Con la disposizione dettata dalla lettera b) del comma 3 dell'articolo 59 è stata invece prevista la possibilità per il datore di lavoro di risolvere in via anticipata il rapporto di lavoro dipendente, in considerazione dell'età pensionabile del lavoratore. Tale misura può essere adottata a condizione che siano previste delle erogazioni per il sostegno del reddito del lavoratore che ha cessato in via anticipata il rapporto. Nell'ambito di tale previsione si colloca l'assegno straordinario di sostegno al reddito di cui al citato decreto n. 158 del 28 aprile 2000 oggetto della presente istanza di interpello.
In merito a tali erogazioni il comma 3, dell'articolo 59 della legge n.449 del 27 dicembre 1997, tuttavia, non precisava quale disciplina fiscale dovesse applicarsi.
Successivamente l'articolo 26, comma 23, della legge n. 448 del 23 dicembre 1998, con una disposizione di tipo interpretativo, ha stabilito che alle prestazioni corrisposte per il sostegno al reddito dei lavoratori coinvolti nei processi di ristrutturazione e riorganizzazione aziendale di cui alla lettera b) del comma 3 dell'articolo 59 della legge n. 449 del 1997 dovesse applicarsi il medesimo trattamento fiscale stabilito per le erogazioni corrisposte a titolo di incentivo all'esodo di cui alla lettera a).

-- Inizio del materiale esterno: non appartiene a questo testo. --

def store_phased(img, tag, final):
    P = s(S_PEND)
    L = ["s_cmp_eq_u32 %s, 0" % s(S_WPHASE),
         "s_cbranch_scc1 .Lph_off_%s" % tag] + (
        ["s_waitcnt lgkmcnt(0)"] if not final else []) + [
         "s_and_b32 %s, %s, 0xffff" % (s(S_T0), P),
         "s_cbranch_scc0 .Lsp_none_%s" % tag]
    if not final:
        L += [
              "s_and_b32 %s, %s, %s" % (s(S_T0), s(S_GROUP), s(S_KMASK)),
              "s_lshr_b32 %s, %s, 28" % (s(S_T1), P),
              "s_and_b32 %s, %s, 8" % (s(S_T1), s(S_T1)),
              "s_cmp_eq_u32 %s, 0" % s(S_T0),
              "s_cbranch_scc0 .Lph_nf_%s" % tag,
              "s_bitcmp1_b32 %s, %d" % (s(S_WPHASE), WPHASE_WIDE),
              "s_cbranch_scc0 .Lph_nf_%s" % tag,
              "s_xor_b32 %s, %s, 8" % (s(S_T1), s(S_T1)),
              ".Lph_nf_%s:" % tag,
              "s_or_b32 %s, %s, %s" % (s(S_T0), s(S_T0), s(S_T1)),
              "s_bitcmp1_b32 %s, %s" % (P, s(S_T0)),
              "s_cbranch_scc1 .Lph_write_%s" % tag,
              "s_and_b32 %s, %s, 0x%x" % (s(S_T1), s(S_WPHASE), 0x1f << WPHASE_PERIOD_SHIFT),
              "s_and_b32 %s, %s, 0xffff" % (s(S_T2), s(S_WPHASE)),
              "s_bfe_u32 %s, %s, %s" % (s(S_T0), s(S_CLOCK), s(S_T1)),
              "s_cmp_lt_u32 %s, %s" % (s(S_T0), s(S_T2)),
              "s_cbranch_scc0 .Lsp_none_%s" % tag,
              ".Lph_write_%s:" % tag]
    L += ["s_mov_b64 exec, -1",
          "v_lshrrev_b32 %s, 1, v%d" % (v(R[0]), V_L16),
          "s_andn2_b32 %s, %s, %s" % (s(S_T1), s(S_PREVG), s(S_KMASK)),
          "s_add_u32 %s, %s, %s" % (s(S_T2), s(S_GSTRIDE), s(S_KMASK)),
          "s_sub_u32 %s, %s, %s" % (s(S_T0), s(S_T1), s(S_T2)),
          "s_bitcmp1_b32 %s, %d" % (s(S_WPHASE), WPHASE_WIDE),
          "s_cselect_b32 %s, %s, 0" % (s(S_T2), s(S_T2)),
          "s_sub_u32 %s, %s, %s" % (s(S_T2), s(S_T0), s(S_T2)),
          "s_and_b32 %s, %s, %s" % (s(S_T3), s(S_PREVG), s(S_KMASK)),
          "s_lshr_b32 s66, %s, 6" % s(S_COUNT),
          "s_add_u32 s67, %s, %s" % (s(S_T1), s(S_KMASK)),
          "s_cmp_lt_u32 s67, s66",
          "s_cbranch_scc0 .Lph_ragged_%s" % tag]
    for lo, g in ((60, S_T1), (62, S_T0), (64, S_T2)):
        L += ["s_lshl_b32 s%d, %s, 9" % (lo, s(g)),
              "s_lshr_b32 s%d, %s, 23" % (lo + 1, s(g)),
              "s_add_u32 s%d, s%d, %s" % (lo, lo, s(S_RET)),
              "s_addc_u32 s%d, s%d, %s" % (lo + 1, lo + 1, s(S_RET + 1))]
    halves = [0] if img.retk == img.slots else [0, 1]

    def slots_of(half, ragged):
        out = []
        for own in (True, False):
            h = half if own else 1 - half
            if h not in halves:
                continue
            for i in range(img.retk):
                j = 8 * h + i
                sk = ".Lph_%s%d_%d_%s" % ("r" if ragged else "f", half, j, tag)
                out += ["s_bitcmp1_b32 %s, %d" % (P, j), "s_cbranch_scc0 %s" % sk]
                if not ragged:
                    if own:
                        out += ["s_cmp_ge_u32 %s, %d" % (s(S_T3), i),
                                "s_cselect_b64 s[66:67], s[60:61], s[64:65]"]
                    out.append("global_store_dwordx2 %s, v[%d:%d], s[%d:%d] offset:%d%s" % (
                        v(R[0]), img.v_rb + 2 * j, img.v_rb + 2 * j + 1, 66 if own else 62,
                        67 if own else 63, 512 * i, SETTINGS.st_policy))
                else:
                    if own:
                        out += ["s_cmp_ge_u32 %s, %d" % (s(S_T3), i),
                                "s_cselect_b32 %s, %s, %s" % (s(S_BYTES), s(S_T1), s(S_T2))]
                    else:
                        out.append("s_mov_b32 %s, %s" % (s(S_BYTES), s(S_T0)))
                    out += ["s_add_u32 %s, %s, %d" % (s(S_BYTES), s(S_BYTES), i),
                            "s_lshl_b32 s66, %s, 6" % s(S_BYTES),
                            "s_sub_u32 s66, %s, s66" % s(S_COUNT),
                            "v_cmp_gt_u32_e64 vcc, s66, %s" % v(R[1]),
                            "s_mov_b64 exec, vcc",
                            "s_lshl_b32 s66, %s, 9" % s(S_BYTES),
                            "s_lshr_b32 s67, %s, 23" % s(S_BYTES),
                            "s_add_u32 s66, s66, %s" % s(S_RET),
                            "s_addc_u32 s67, s67, %s" % s(S_RET + 1),
                            "global_store_dwordx2 %s, v[%d:%d], s[66:67]%s" % (
                                v(R[0]), img.v_rb + 2 * j, img.v_rb + 2 * j + 1, SETTINGS.st_policy),
                            "s_mov_b64 exec, -1"]
                out.append(sk + ":")
        return out

    for ragged in (False, True):
        if ragged:
            L += [".Lph_ragged_%s:" % tag,
                  "v_lshrrev_b32 %s, 4, v%d" % (v(R[1]), V_L16)]
        if len(halves) > 1:
            L += ["s_bitcmp1_b32 %s, 31" % P,
                  "s_cbranch_scc1 .Lph_%sh1_%s" % ("r" if ragged else "f", tag)]
        L += slots_of(0, ragged) + ["s_branch .Lph_done_%s" % tag]
        if len(halves) > 1:
            L += [".Lph_%sh1_%s:" % ("r" if ragged else "f", tag)] + slots_of(1, ragged) + [
                  "s_branch .Lph_done_%s" % tag]
    L += [".Lph_done_%s:" % tag,
          "s_and_b32 %s, %s, 0x80000000" % (P, P),
          "s_branch .Lsp_none_%s" % tag,
          ".Lph_off_%s:" % tag]
    return L


def store_prev_results(img, tag, final):
    L = store_phased(img, tag, final) if img.phased else []
    L += ["s_cmp_eq_u32 %s, -1" % s(S_PREVG),
         "s_cbranch_scc1 .Lsp_none_%s" % tag]
    if not final and img.retk > 1:
        L += ["s_and_b32 %s, %s, %s" % (s(S_T0), s(S_PREVG), s(S_KMASK)),
              "s_cmp_lg_u32 %s, %s" % (s(S_T0), s(S_KMASK)),
              "s_cbranch_scc1 .Lsp_none_%s" % tag]
    L += ["s_mov_b64 exec, -1",
          "s_andn2_b32 %s, %s, %s" % (s(S_T0), s(S_PREVG), s(S_KMASK)) if img.retk > 1 else
          "s_mov_b32 %s, %s" % (s(S_T0), s(S_PREVG)),
          ] + (["v_lshrrev_b32 %s, 4, v%d" % (v(R[1]), V_L16),
                "v_lshl_add_u32 %s, %s, 6, %s" % (v(R[1]), s(S_T0), v(R[1]))] if img.staged else
               ["v_mov_b32 %s, v%d" % (v(R[1]), V_IDX)]) + [
          "v_lshlrev_b32 %s, 3, %s" % (v(R[0]), v(R[1]))]
    for k in range(img.retk):
        if k:
            L += ["s_cmp_lt_u32 %s, %d" % (s(S_KMASK), k),
                  "s_cbranch_scc1 .Lsp_none_%s" % tag,
                  "v_add_u32 %s, 64, %s" % (v(R[1]), v(R[1]))]
        L += ["v_cmp_gt_u32_e64 vcc, %s, %s" % (s(S_COUNT), v(R[1])),
              "s_mov_b64 exec, vcc",
              "global_store_dwordx2 %s, v[%d:%d], %s offset:%d%s" % (
                  v(R[0]), img.v_rb + 2 * k, img.v_rb + 2 * k + 1, sp(S_RET), 512 * k, SETTINGS.st_policy)]
    L.append(".Lsp_none_%s:" % tag)
    return L


def next_group(dst):
    return ["s_and_b32 %s, %s, %s" % (s(dst), s(S_GROUP), s(S_KMASK)),
            "s_cmp_eq_u32 %s, %s" % (s(dst), s(S_KMASK)),
            "s_cselect_b32 %s, %s, 1" % (s(dst), s(S_GSTRIDE)),
            "s_add_u32 %s, %s, %s" % (s(dst), s(dst), s(S_GROUP))]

A parere della scrivente, sulla base della disposizione contenuta nell'articolo 26 della legge n.448 del 1998, anche con riferimento agli assegni corrisposti per il sostegno del reddito del lavoratore che ha risolto in via anticipata il rapporto di lavoro di cui al presente quesito deve essere applicato il regime della tassazione separata previsto dall'art.17, comma 2, del Tuir. Tali somme devono, quindi, essere assoggettate a tassazione con la medesima aliquota determinata ai fini della tassazione del TFR. Anche con riferimento a tali erogazioni, pertanto, il requisito anagrafico dell'età del percipiente deve essere considerato ai soli fini della applicazione della ulteriore agevolazione riconosciuta del comma 4-bis del medesimo articolo 17 del Tuir.
La risposta di cui alla presente nota, sollecitata con istanza di interpello presentata alla Direzione regionale, viene resa dalla scrivente ai sensi dell'articolo 4, comma 1, ultimo periodo del D.M. 26 aprile 2001, n. 209.